→ Required action
In the records below, find each line containing the word "lines" and copy it.

= = = = = = =

template <int NW, int NWW>
// ... 609 lines not shown
  if (const char* ch = getenv("BC_COUNT_LOG_HOT")) e->log_hot = atoi(ch) != 0;
  if (const char* cd = getenv("BC_COUNT_LOG_DEFER_RESET")) e->defer_reset = atoi(cd) != 0;
  if (const char* cf = getenv("BC_COUNT_LOG_FRESH")) e->fold_fresh = atoi(cf) != 0;
  if (const char* cm = getenv("BC_COUNT_LOG_MIN_READS")) e->log_min_reads = strtoull(cm, nullptr, 0);
  if (const char* cc = getenv("BC_COUNT_LOG_CHUNK")) {
    const uint64_t c = strtoull(cc, nullptr, 0) & ~63ull;
    if (c) e->log_chunk = std::min<uint64_t>(c, 1ull << 27);
  }
  if (P.lhash_vec) {
    const int rc = upload(e, e->h.lhash.data(), e->h.lhash.size() * 4, &P.lhash_a);
    if (rc) return rc;
  }
#ifdef BC_EXPERIMENT
  if (const char* pm = getenv("BC_PIPE")) e->pipe = atoi(pm) != 0;
#endif
  HIP_TRY(hipMalloc((void**)&e->d_plan, sizeof(DevPlan)));
  HIP_TRY(hipMemcpy(e->d_plan, &P, sizeof(DevPlan), hipMemcpyHostToDevice));
  for (uint32_t g = 0; g < P.n_groups; ++g) {
    const DevGroup& G = P.groups[g];
    if (G.mode != kSetDirect) continue;
    const uint32_t nq = 1u << (2 * G.len);
    hipLaunchKernelGGL(build_dtable_kernel, dim3((nq + 255) / 256), dim3(256), 0, e->stream, e->d_plan, g,
                       reinterpret_cast<uint32_t*>((uintptr_t)G.dtable_a));
    HIP_TRY(hipGetLastError());
  }
  if (P.sparse) {
    if (table_mem) {
      set_error("bc_engine_create: the plan keeps raw captures (no dense table); pass table_mem = NULL");
      return BC_ERR_INVALID;
    }
// ... 149 lines not shown
  int rc = settle_table_on(e, e->reset_stream);
  if (rc == BC_OK && !bits_stay_owed) rc = settle_bits_on(e, e->reset_stream);
  if (hipEventRecord(e->reset_join, e->reset_stream) != hipSuccess) {
    HIP_TRY(hipStreamSynchronize(e->reset_stream));
    return rc;
  }
  *join = true;
  return rc;
}

template <int NW, int NWW>
static int launch_match(bc_engine* e, const void* d_seq, const void* d_qual, const void* d_lens, const void* d_qlens, uint32_t stride,
                        uint32_t read_len, uint32_t nd, uint64_t n_reads, uint64_t trace_off, const MatchShape& s) {
  const bool use_log = log_mode_for(e, n_reads);
  const bool hot_on = !use_log || e->log_hot;
  const bool table_untouched = use_log && !hot_on && !e->h.plan.defer_search();
  const OwedPlan owed = owed_plan(e, use_log, table_untouched);
  if (owed.table == kOwedMain) {
    const int rc = settle_table_on(e, e->stream);
    if (rc != BC_OK) return rc;
  }
  if (owed.bits == kOwedMain) {
    const int rc = settle_bits_on(e, e->stream);
    if (rc != BC_OK) return rc;
  }
  const uint32_t flags = (e->pipe ? 1u : 0u) | (s.tables_generic ? 2u : 0u) | (s.hot_generic && hot_on ? 4u : 0u);
  if (s.lds + 64 > e->lds_limit) {
    set_error("read stride too large for one LDS tile");
    return BC_ERR_UNSUPPORTED;
  }
  auto kern = match_count_kernel<NW, NWW>;
  if (s.lds > 48 * 1024) HIP_TRY(hipFuncSetAttribute((const void*)kern, hipFuncAttributeMaxDynamicSharedMemorySize, (int)s.lds));
  int per_cu = 0;
  HIP_TRY(hipOccupancyMaxActiveBlocksPerMultiprocessor(&per_cu, (const void*)kern, kTPB, s.lds));
  if (per_cu < 1) per_cu = 1;
  const uint64_t resident = (uint64_t)per_cu * e->n_cus;
  const uint64_t blocks = std::min<uint64_t>((n_reads + kTPB - 1) / kTPB, resident);
  uint64_t blocks_jit = blocks;
  hipEvent_t e0 = nullptr, e1 = nullptr;
  if (e->timing) {
    HIP_TRY(hipEventCreate(&e0));
    HIP_TRY(hipEventCreate(&e1));
    HIP_TRY(hipEventRecord(e0, e->stream));
  }
  hipFunction_t jit_fn = nullptr;
  e->reads_seen += n_reads;
  if (NW <= 8 && NWW <= 4 && e->jit_mode != 0) {
    int per_cu_jit = 1;
    jit_fn = e->jit.function(e->h.plan, e->device, e->jit_mode, e->reads_seen, s, &per_cu_jit);
    if (jit_fn) blocks_jit = std::min<uint64_t>((n_reads + kTPB - 1) / kTPB, (uint64_t)per_cu_jit * e->n_cus);
  }
  if (use_log) {
    const int rc = ensure_log(e, std::min<uint64_t>(n_reads, e->log_chunk));
    if (rc != BC_OK) return rc;
  }
  const uint64_t chunk = use_log ? e->log_chunk : n_reads;
  bool join = false;
  if (use_log) {
    const int rc = fork_owed(e, owed, &join);
    if (rc != BC_OK) {
      if (join) (void)hipStreamWaitEvent(e->stream, e->reset_join, 0);
      (void)settle_owed(e);
      return rc;
    }
  }
// ... 9 lines not shown
    const uint8_t* a_seq = (const uint8_t*)d_seq + c0 * stride;
    const uint8_t* a_qual = d_qual ? (const uint8_t*)d_qual + c0 * stride : nullptr;
    const uint16_t* a_lens = d_lens ? (const uint16_t*)d_lens + c0 : nullptr;
    const uint16_t* a_qlens = d_qlens ? (const uint16_t*)d_qlens + c0 : nullptr;
    uint8_t* a_to = e->trace_outcome ? e->trace_outcome + trace_off + c0 : nullptr;
    uint64_t* a_ti = e->trace_idx ? e->trace_idx + trace_off + c0 : nullptr;
    uint32_t* a_log = use_log ? e->d_log : nullptr;
    uint64_t a_n = n_c;
    if (jit_fn) {
      uint32_t a_region = s.region;
      uint64_t a_smask = e->n_slots ? e->n_slots - 1 : 0;
      uint32_t a_flags = (e->pipe ? 1u : 0u) | (s.tables_jit ? 2u : 0u) | (s.hot_jit && hot_on ? 4u : 0u);
      void* args[] = {&a_seq, &a_qual, &a_lens, &a_qlens, &stride, &read_len, &nd, &a_n, &a_region, &e->d_table, &e->d_bits, &e->d_slots,
                      &e->d_vals, &a_smask, &e->d_counters, &a_to, &a_ti, &a_flags, &a_log};
      const uint64_t grid = std::min<uint64_t>(blocks_jit, (n_c + kTPB - 1) / kTPB);
      HIP_TRY(hipModuleLaunchKernel(jit_fn, (uint32_t)grid, 1, 1, kTPB, 1, 1, s.lds_jit, e->stream, args, nullptr));
    } else {
      const uint64_t grid = std::min<uint64_t>(blocks, (n_c + kTPB - 1) / kTPB);
      hipLaunchKernelGGL(kern, dim3((uint32_t)grid), dim3(kTPB), s.lds, e->stream, e->d_plan, a_seq, a_qual, a_lens, a_qlens, stride, read_len,
                         nd, a_n, s.region, e->d_table, e->d_bits, e->d_slots, e->d_vals, e->n_slots ? e->n_slots - 1 : 0, e->d_counters,
                         a_to, a_ti, flags, a_log);
    }
    HIP_TRY(hipGetLastError());
    if (use_log) {
      if (join) {
        HIP_TRY(hipStreamWaitEvent(e->stream, e->reset_join, 0));
        join = false;
      }
      const bool fresh = e->owed_bits;
      const int rc = fold_log(e, n_c, fresh);
      if (rc != BC_OK) return rc;
      e->owed_bits = false;
    }
  }
  if (e->d_bits) {
    e->bits_dirty = true;
    e->reads_since_fold += n_reads;
  }
  e->last_kernel = std::string(jit_fn ? "bc_jit_match_count<" : "match_count_kernel<") +
                   std::to_string(jit_fn ? s.jit.NW : NW) + "," + std::to_string(jit_fn ? s.jit.NWW : NWW) + ">";
  if (e->timing) {
    HIP_TRY(hipEventRecord(e1, e->stream));
    e->events.emplace_back(e0, e1);
  }
  return BC_OK;
}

= = = = = = =

→ Answer
// ... 609 lines not shown
// ... 149 lines not shown
// ... 9 lines not shown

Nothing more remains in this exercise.